Applikationsmonitoring und Directory Service für SAP Virtual Private Datacenter in der Cloud
Sebastian Schmidt, January 2009, Universität Karlsruhe.
Read abstract
The development of the data centers from individual, local mainframes, over clusters of convenient standard servers, to wide-spread grids, has always raised new requirements for the provided monitoring and management software. The latest development in the area of Cloud Computing is in no way behind that. Thus, in addition to the requirements of monitoring distributed resources, new requirements through virtualization are now introduced. In addition to the known cloud alternatives: Infrastructure as a Service (processing and storage power provisioning), Platform as a Service (provisioning of a platform for application development and hosting), and Software as a Service (software provisioning), there is also an area in which all the alternatives mentioned above are combined.
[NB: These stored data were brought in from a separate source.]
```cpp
template <int NI, int MASK, bool P2 = false>
__global__ __launch_bounds__(T) void gemm8p_kernel(const sfcvit_gemm_args g, unsigned *__restrict__ counters, int stag_slots, int stag_ticks, int walk) {
    constexpr int BM = 32 * NI, GR = 16 * NI;
    extern __shared__ __attribute__((aligned(16))) char smem[];
    if (stag_ticks > 0) {
        const uint64_t until = __builtin_amdgcn_s_memrealtime() + uint64_t((blockIdx.x >> 3) % stag_slots) * uint64_t(stag_ticks);
        while (__builtin_amdgcn_s_memrealtime() < until) __builtin_amdgcn_s_sleep(8);
    }
    const int tid = threadIdx.x, lane = tid & 63, wid = __builtin_amdgcn_readfirstlane(tid >> 6), wr = wid >> 2, wc = wid & 3;
    const int q = lane >> 4, nl = lane & 15;
    const int K = g.K, NT = g.N / 256, ntiles = ((g.M + BM - 1) / BM) * NT, KT = K / 64, m_last = g.M - BM;
    const uint16_t *A = static_cast<const uint16_t *>(g.a);
    const uint16_t *B = static_cast<const uint16_t *>(g.b);
    const int G = gridDim.x, per_xcd = G >> 3, xcd = blockIdx.x & 7;
    int *const tq = reinterpret_cast<int *>(smem + LDS_TQ);
    auto tile_of = [&](unsigned l) __attribute__((always_inline)) {
        const long t = long(l / unsigned(per_xcd)) * G + xcd * per_xcd + int(l % unsigned(per_xcd));
        if (t >= ntiles) return -1;
        if (walk > 0 && walk < NT) {
            const unsigned MT = unsigned(ntiles / NT), full = unsigned(NT / walk) * MT * unsigned(walk), ut = unsigned(t);
            const unsigned wcur = ut < full ? unsigned(walk) : unsigned(NT % walk), base = ut < full ? (ut / (MT * walk)) * walk : unsigned(NT / walk) * walk;
            const unsigned tt = ut < full ? ut % (MT * walk) : ut - full;
            return int((tt / wcur) << 16 | (base + tt % wcur));
        }
        return int((unsigned(t) / unsigned(NT)) << 16 | (unsigned(t) % unsigned(NT)));
    };
    auto finish = [&]() __attribute__((always_inline)) {
        if (tid == 0) {
            const unsigned old = atomicAdd(counters + 8, 1u);
            if (old == unsigned(G) - 1u) {
#pragma unroll
                for (int i = 0; i < 9; i++) counters[i] = 0u;
            }
        }
    };
    if (tid == 0) {
        const unsigned l0 = atomicAdd(counters + xcd, 1u);
        tq[0] = tile_of(l0);
        const unsigned l1 = atomicAdd(counters + xcd, 1u);
        tq[1] = tile_of(l1);
    }
    const bool has_bias = !(MASK & DACT) && g.bias != nullptr;
    if (has_bias)
        for (int i = tid; i < g.N / 8; i += T)
            *reinterpret_cast<u32x4 *>(smem + LDS_BIAS + i * 16) = static_cast<const u32x4 *>(g.bias)[i];
    __syncthreads();

    int tile_cur = __builtin_amdgcn_readfirstlane(tq[0]);
    if (tile_cur < 0) { finish(); return; }
    unsigned drawn = 0;
    if (tid == 0) drawn = atomicAdd(counters + xcd, 1u);
    const int tile_first = tile_cur;
    int t = 0;

    const int r1 = 8 * wid + (lane >> 3);
    const int sc = (lane & 7) ^ ((r1 >> 1) & 7);
    const int w1 = (r1 < GR - 64) ? r1 : r1 - (NI == 7 ? 16 : 32);
    const int b_row = (r1 >> 5) * 64 + ((r1 & 15) >> 2) * 16 + ((r1 >> 4) & 1) * 4 + (r1 & 3);
    const uint32_t voffA0 = (uint32_t(r1) * uint32_t(g.lda) + sc * 8) * 2, voffA1 = (uint32_t(64 + w1) * uint32_t(g.lda) + sc * 8) * 2;
    const uint32_t voffB = (uint32_t(b_row) * uint32_t(g.ldb) + sc * 8) * 2;
    const size_t a_second = size_t(GR) * g.lda, b_second = size_t(128) * g.ldb, b_h1 = size_t(8) * g.ldb;

    auto cursor_at = [&](int seq, int tile, bool is_a) __attribute__((always_inline)) {
        Cursor c;
        c.tile = seq;
        c.k0 = 0;
        if (tile < 0) tile = tile_first;
        c.p = is_a ? A + size_t(min((tile >> 16) * BM, m_last)) * g.lda : B + size_t(tile & 0xFFFF) * 256 * g.ldb;
        return c;
    };
    const uint16_t *next_a = nullptr, *next_b = nullptr;
    auto set_next = [&](int seq) __attribute__((always_inline)) {
        const Cursor na = cursor_at(seq, __builtin_amdgcn_readfirstlane(tq[seq & 3]), true);
        const Cursor nb = cursor_at(seq, __builtin_amdgcn_readfirstlane(tq[seq & 3]), false);
        next_a = na.p;
        next_b = nb.p;
    };
    auto advance = [&](Cursor &c, bool is_a) __attribute__((always_inline)) {
        if (c.k0 + 64 == K) { c.tile++; c.k0 = 0; c.p = is_a ? next_a : next_b; }
        else { c.k0 += 64; c.p += 64; }
    };
    const int m0_wave = wid * 1024;
    auto dma16 = [&](const uint16_t *base, uint32_t voff, int lds) __attribute__((always_inline)) {
        asm volatile("s_mov_b32 m0, %2\n\ts_nop 0\n\tglobal_load_lds_dwordx4 %0, %1"
                     :
                     : "v"(voff), "s"(base), "s"(lds)
                     : "memory");
    };
    auto stage_a = [&](const Cursor &c, int buf, int h) __attribute__((always_inline)) {
        const int d = m0_wave + buf * KTB + h * HALF;
        const uint32_t vo = h ? voffA1 : voffA0;
        dma16(c.p, vo, d);
        dma16(c.p + a_second, vo, d + 8192);
    };
    auto stage_b = [&](const Cursor &c, int buf, int h) __attribute__((always_inline)) {
        const uint16_t *p = c.p + (h ? b_h1 : 0);
        const int d = m0_wave + buf * KTB + 2 * HALF + h * HALF;
        dma16(p, voffB, d);
        dma16(p + b_second, voffB, d + 8192);
    };

    const int o0 = nl * 128 + ((q ^ ((nl >> 1) & 7)) << 4);
    const int a_off0 = wr * 8192 + o0, a_off1 = wr * 8192 + (o0 ^ 64);
    const int b_off0 = 2 * HALF + wc * 4096 + o0, b_off1 = 2 * HALF + wc * 4096 + (o0 ^ 64);
    bf16x8 fa0[4][2], fa1[NI - 4][2], fb0[2][2], fb1[2][2];
    auto read_a0 = [&](int buf) __attribute__((always_inline)) {
#pragma unroll
        for (int i = 0; i < 4; i++) {
            fa0[i][0] = *reinterpret_cast<const bf16x8 *>(smem + a_off0 + buf * KTB + i * 2048);
            fa0[i][1] = *reinterpret_cast<const bf16x8 *>(smem + a_off1 + buf * KTB + i * 2048);
        }
    };
    auto read_a1 = [&](int buf) __attribute__((always_inline)) {
#pragma unroll
        for (int i = 0; i < NI - 4; i++) {
            fa1[i][0] = *reinterpret_cast<const bf16x8 *>(smem + a_off0 + buf * KTB + HALF + i * 2048);
            fa1[i][1] = *reinterpret_cast<const bf16x8 *>(smem + a_off1 + buf * KTB + HALF + i * 2048);
        }
    };
    auto read_b = [&](bf16x8 (&fb)[2][2], int buf, int sub) __attribute__((always_inline)) {
#pragma unroll
        for (int j = 0; j < 2; j++) {
            fb[j][0] = *reinterpret_cast<const bf16x8 *>(smem + b_off0 + buf * KTB + sub * HALF + j * 2048);
            fb[j][1] = *reinterpret_cast<const bf16x8 *>(smem + b_off1 + buf * KTB + sub * HALF + j * 2048);
        }
    };

    f32x4 acc[NI][4];
    auto zero_acc = [&]() __attribute__((always_inline)) {
#pragma unroll
        for (int i = 0; i < NI; i++)
#pragma unroll
            for (int j = 0; j < 4; j++) acc[i][j] = f32x4{0.f, 0.f, 0.f, 0.f};
    };
    auto mma0 = [&](const bf16x8 (&fb)[2][2], int bsub) __attribute__((always_inline)) {
        __builtin_amdgcn_s_setprio(1);
#pragma unroll
        for (int kk = 0; kk < 2; kk++)
#pragma unroll
            for (int i = 0; i < 4; i++)
#pragma unroll
                for (int j = 0; j < 2; j++)
                    acc[i][bsub * 2 + j] = __builtin_amdgcn_mfma_f32_16x16x32_bf16(fb[j][kk], fa0[i][kk], acc[i][bsub * 2 + j], 0, 0, 0);
        __builtin_amdgcn_s_setprio(0);
    };
    auto mma1 = [&](const bf16x8 (&fb)[2][2], int bsub) __attribute__((always_inline)) {
        __builtin_amdgcn_s_setprio(1);
#pragma unroll
        for (int kk = 0; kk < 2; kk++)
#pragma unroll
            for (int i = 0; i < NI - 4; i++)
#pragma unroll
                for (int j = 0; j < 2; j++)
                    acc[4 + i][bsub * 2 + j] = __builtin_amdgcn_mfma_f32_16x16x32_bf16(fb[j][kk], fa1[i][kk], acc[4 + i][bsub * 2 + j], 0, 0, 0);
        __builtin_amdgcn_s_setprio(0);
    };

    const uint32_t thresh = (MASK & DROP) ? drop_thresh(g.dropout_p) : 0u;
    const float keep_scale = (MASK & DROP) ? 1.f / (1.f - g.dropout_p) : 1.f;
    const uint32_t seed_e = (MASK & DROP) ? eff_seed(g.dropout_seed, g.seed_off) : 0u;
    const uint32_t rk_in0 = (MASK & DROP) ? mix32(seed_e) : 0u, rk_in1 = (MASK & DROP) ? mix32(seed_e ^ 0x7FEB352Du) : 0u;
    const float dact_scale = g.dact_scale != 0.f ? g.dact_scale : 1.f;
    auto draw = [&]() __attribute__((always_inline)) {
        if (tid == 0) {
            tq[(t + 2) & 3] = tile_of(drawn);
            drawn = atomicAdd(counters + xcd, 1u);
        }
    };
    auto epilogue = [&]() __attribute__((always_inline)) {
        const int tile = tile_cur;
        int te = tid;
        asm volatile("" : "+v"(te));
        const int le = te & 63, qe = le >> 4, ne = le & 15;
        StoreMap sm;
        {
            const int patch = LDS_PATCH + wid * 2048, r0 = le >> 3, ch = le & 7;
            sm.wa = patch + ne * 128 + (((2 * qe) ^ (ne & 7)) << 4);
            sm.ra = patch + r0 * 128 + ((ch ^ r0) << 4);
            sm.coff = long(r0 - ne) * g.ldc + (8 * ch - 16 * qe);
        }
        const int m_new = (tile >> 16) * BM;
        const int m0 = min(m_new, m_last) + wr * GR + ne, n0 = (tile & 0xFFFF) * 256 + wc * 64 + qe * 16;
        mfma_fence();
        float bv[16];
        if (has_bias) {
            const char *bp = smem + LDS_BIAS + n0 * 2;
            unpack8f(*reinterpret_cast<const u32x4 *>(bp), bv);
            unpack8f(*reinterpret_cast<const u32x4 *>(bp + 16), bv + 8);
        } else {
#pragma unroll
            for (int r = 0; r < 16; r++) bv[r] = 0.f;
        }
        const uint16_t *sp = (MASK & RES) ? static_cast<const uint16_t *>(g.residual) : static_cast<const uint16_t *>(g.aux_in);
        const size_t ld_side = (MASK & RES) ? size_t(g.ldr) : size_t(g.ldaux);
        float cs[16];
#pragma unroll
        for (int r = 0; r < 16; r++) cs[r] = 0.f;
        auto batch = [&](auto i0c, auto i1c) __attribute__((always_inline)) {
            constexpr int i0 = decltype(i0c)::value, i1 = decltype(i1c)::value;
            u32x4 side[i1 - i0][2];
            if ((MASK & DACT) && (MASK & BITS)) {
#pragma unroll
                for (int i = i0; i < i1; i++)
                    side[i - i0][0][0] = *reinterpret_cast<const uint16_t *>(static_cast<const uint8_t *>(g.actmask) +
                                                                             size_t(m0 + 16 * i) * g.ld_actmask + (n0 >> 3));
            } else if (MASK & (RES | DACT)) {
#pragma unroll
                for (int i = i0; i < i1; i++) {
                    const uint16_t *p = sp + size_t(m0 + 16 * i) * ld_side + n0;
                    side[i - i0][0] = *reinterpret_cast<const u32x4 *>(p);
                    side[i - i0][1] = *reinterpret_cast<const u32x4 *>(p + 8);
                }
            }
            u32x4 pk[i1 - i0][2];
            static_for<i0, i1>([&](auto ic) __attribute__((always_inline)) {
                constexpr int i = decltype(ic)::value;
                float v[16] = {acc[i][0][0], acc[i][0][1], acc[i][0][2], acc[i][0][3], acc[i][1][0], acc[i][1][1],
                               acc[i][1][2], acc[i][1][3], acc[i][2][0], acc[i][2][1], acc[i][2][2], acc[i][2][3],
                               acc[i][3][0], acc[i][3][1], acc[i][3][2], acc[i][3][3]};
                epilogue_math<MASK>(g, m0 + 16 * i, n0, v, bv, side[i - i0], thresh, keep_scale, dact_scale, rk_in0, rk_in1,
                                    pk[i - i0][0], pk[i - i0][1]);
                if (MASK & CSUM) {
                    const bool own = m0 + 16 * i >= m_new;
#pragma unroll
                    for (int r = 0; r < 16; r++) cs[r] += own ? v[r] : 0.f;
                }
            });
            patch_exchange<i1 - i0>(pk, sm);
            static_for<i0, i1>([&](auto ic) __attribute__((always_inline)) {
                constexpr int i = decltype(ic)::value;
                store_row_pair(g, m0 + 16 * i, n0, sm, pk[i - i0][0], pk[i - i0][1]);
            });
        };
        if constexpr (NI == 8 && ((MASK & (DROP | RES)) == (DROP | RES) || (MASK & (DACT | CSUM | BITS)) == (DACT | CSUM))) {
            batch(std::integral_constant<int, 0>{}, std::integral_constant<int, 4>{});
            batch(std::integral_constant<int, 4>{}, std::integral_constant<int, NI>{});
        } else {
            batch(std::integral_constant<int, 0>{}, std::integral_constant<int, NI>{});
        }
        if (MASK & CSUM) {
#pragma unroll
            for (int r = 0; r < 16; r++) cs[r] = row16_sum(cs[r]);
            if (ne == 0) {
                float *pp = static_cast<float *>(g.workspace) + size_t(2 * (tile >> 16) + wr) * g.N + n0;
#pragma unroll
                for (int r4 = 0; r4 < 4; r4++)
                    *reinterpret_cast<f32x4 *>(pp + 4 * r4) = f32x4{cs[4 * r4], cs[4 * r4 + 1], cs[4 * r4 + 2], cs[4 * r4 + 3]};
            }
        }
        zero_acc();
    };

    Cursor ca = cursor_at(0, tile_cur, true), cb = cursor_at(0, tile_cur, false);
    stage_b(cb, 0, 0); stage_a(ca, 0, 0); stage_a(ca, 0, 1); stage_b(cb, 0, 1);
    advance(ca, true);
    advance(cb, false);
    if (P2) {
        stage_b(cb, 1, 0); stage_a(ca, 1, 0); stage_b(cb, 1, 1);
        advance(cb, false);
        wait_vm<6>();
    } else {
        stage_b(cb, 1, 0); stage_a(ca, 1, 0); stage_a(ca, 1, 1); stage_b(cb, 1, 1);
        advance(ca, true);
        advance(cb, false);
        wait_vm<8>();
    }
    bar();
    if (wr == 1) bar();
    zero_acc();

    constexpr int NSTORE = 2 * NI + ((MASK & CSUM) ? 4 : 0) + (((MASK & BITS) && (MASK & RELU)) ? NI : 0);
    auto stage_next = [&](int buf) __attribute__((always_inline)) {
        stage_a(ca, buf, 1);
        advance(ca, true);
        stage_b(cb, buf, 1);
        advance(cb, false);
        __builtin_amdgcn_sched_barrier(0);
    };
    auto ktile = [&](int buf, bool first, bool last) __attribute__((always_inline)) {
        read_b(fb0, buf, 0);
        read_a0(buf);
        bar();
        wait_lgkm<0>();
        mma0(fb0, 0);
        bar();
        read_a1(buf);
        bar();
        wait_lgkm<0>();
        mma1(fb0, 0);
        if (first) set_next(t + 1);
        bar();
        read_b(fb1, buf, 1);
        stage_b(cb, buf, 0);
        bar();
        wait_lgkm<0>();
        mma1(fb1, 1);
        bar();
        stage_a(ca, buf, 0);
        if (first && t > 0) wait_vm<4 + NSTORE>();
        else wait_vm<4>();
        bar();
        mma0(fb1, 1);
        if (last) {
            if (wr == 0) {
                bar();
                draw();
            }
            stage_next(buf);
            epilogue();
            if (wr == 1) bar();
        } else {
            bar();
            stage_next(buf);
        }
    };
    auto ktile2 = [&](int buf, bool first, bool last) __attribute__((always_inline)) {
        read_b(fb0, buf, 0);
        read_b(fb1, buf, 1);
        read_a0(buf);
        stage_a(ca, buf ^ 1, 1);
        advance(ca, true);
        __builtin_amdgcn_sched_barrier(0);
        if (first && t > 0) wait_vm<8 + NSTORE>();
        else wait_vm<8>();
        wait_lgkm<0>();
        bar();
        mma0(fb0, 0);
        mma0(fb1, 1);
        if (first) set_next(t + 1);
        bar();
        read_a1(buf);
        stage_b(cb, buf, 0);
        stage_a(ca, buf, 0);
        stage_b(cb, buf, 1);
        advance(cb, false);
        __builtin_amdgcn_sched_barrier(0);
        if (first && t > 0) wait_vm<8 + NSTORE>();
        else wait_vm<8>();
        wait_lgkm<0>();
        bar();
        mma1(fb0, 0);
        mma1(fb1, 1);
        if (last) {
            if (wr == 0) {
                bar();
                draw();
            }
            epilogue();
            if (wr == 1) bar();
// ... 309 lines not shown
```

The so-called Landscape as a Service is applied so as to make available over the Internet complex and not only or only limited customer-able Software as Software as a Service. The concept allows the outsourcing of entire data centers and is thus directed at companies which want to outsource their entire data centers, including hardware, software, maintenance, and provisioning. SAP is carrying out a project in Walldorf which is concerned with testing the LaaS Cloud for SAP products (Center of Excellence – CoE), which is addresses large SAP customers which allow for the implementation of Proof-of-Concept projects. For this purpose, fluid Operations GmbH has developed a monitoring and management software (SAP Manager), which enables the centralized monitoring of the hosted data centers (Virtual Private Data Center – VPDC). Moreover, information and performance data regarding virtual and physical resources is gathered from various sources and centrally consolidated (in the backend of the SAP Manager).
This thesis paper deals with the further development of this software, so as to come one step closer the vision of an Autonomic Data Center with a self-service portal for customers. The developments are based on a comprehensive requirements assessment at the CoE in Walldorf, and on an analysis of existing monitoring solutions in the fields of application-, grid and cloud-monitoring.
As a result of the analysis, a higher requirement for SAP application monitoring, as well as for the monitoring and management of VPDC network configurations (DNS, DHCP, firewall, routes) is determined. Therefore, this thesis paper deals with the connection of VPDC and SAP applications to the SAP Manager. This is realized through an agent on the VLM, which is the central component to each VL. In addition to systems monitoring, triggered monitoring information for the support of work processes is also required at the CoE.
One of these workflows, which is also supported in this thesis paper, deals with the operating systems update for the individual virtual machines (VMs) of a VPDC. In the SAP environment, this is not a trivial problem, since the individual upon one another dependant SAP instances must determine, must shut down in the correct order after the update, and must be restarted after the subsequent restart of the VM. The software created through this thesis paper is already being used efficiently, and has led to numerous improvements in the monitoring and management of the SAP Laas Cloud.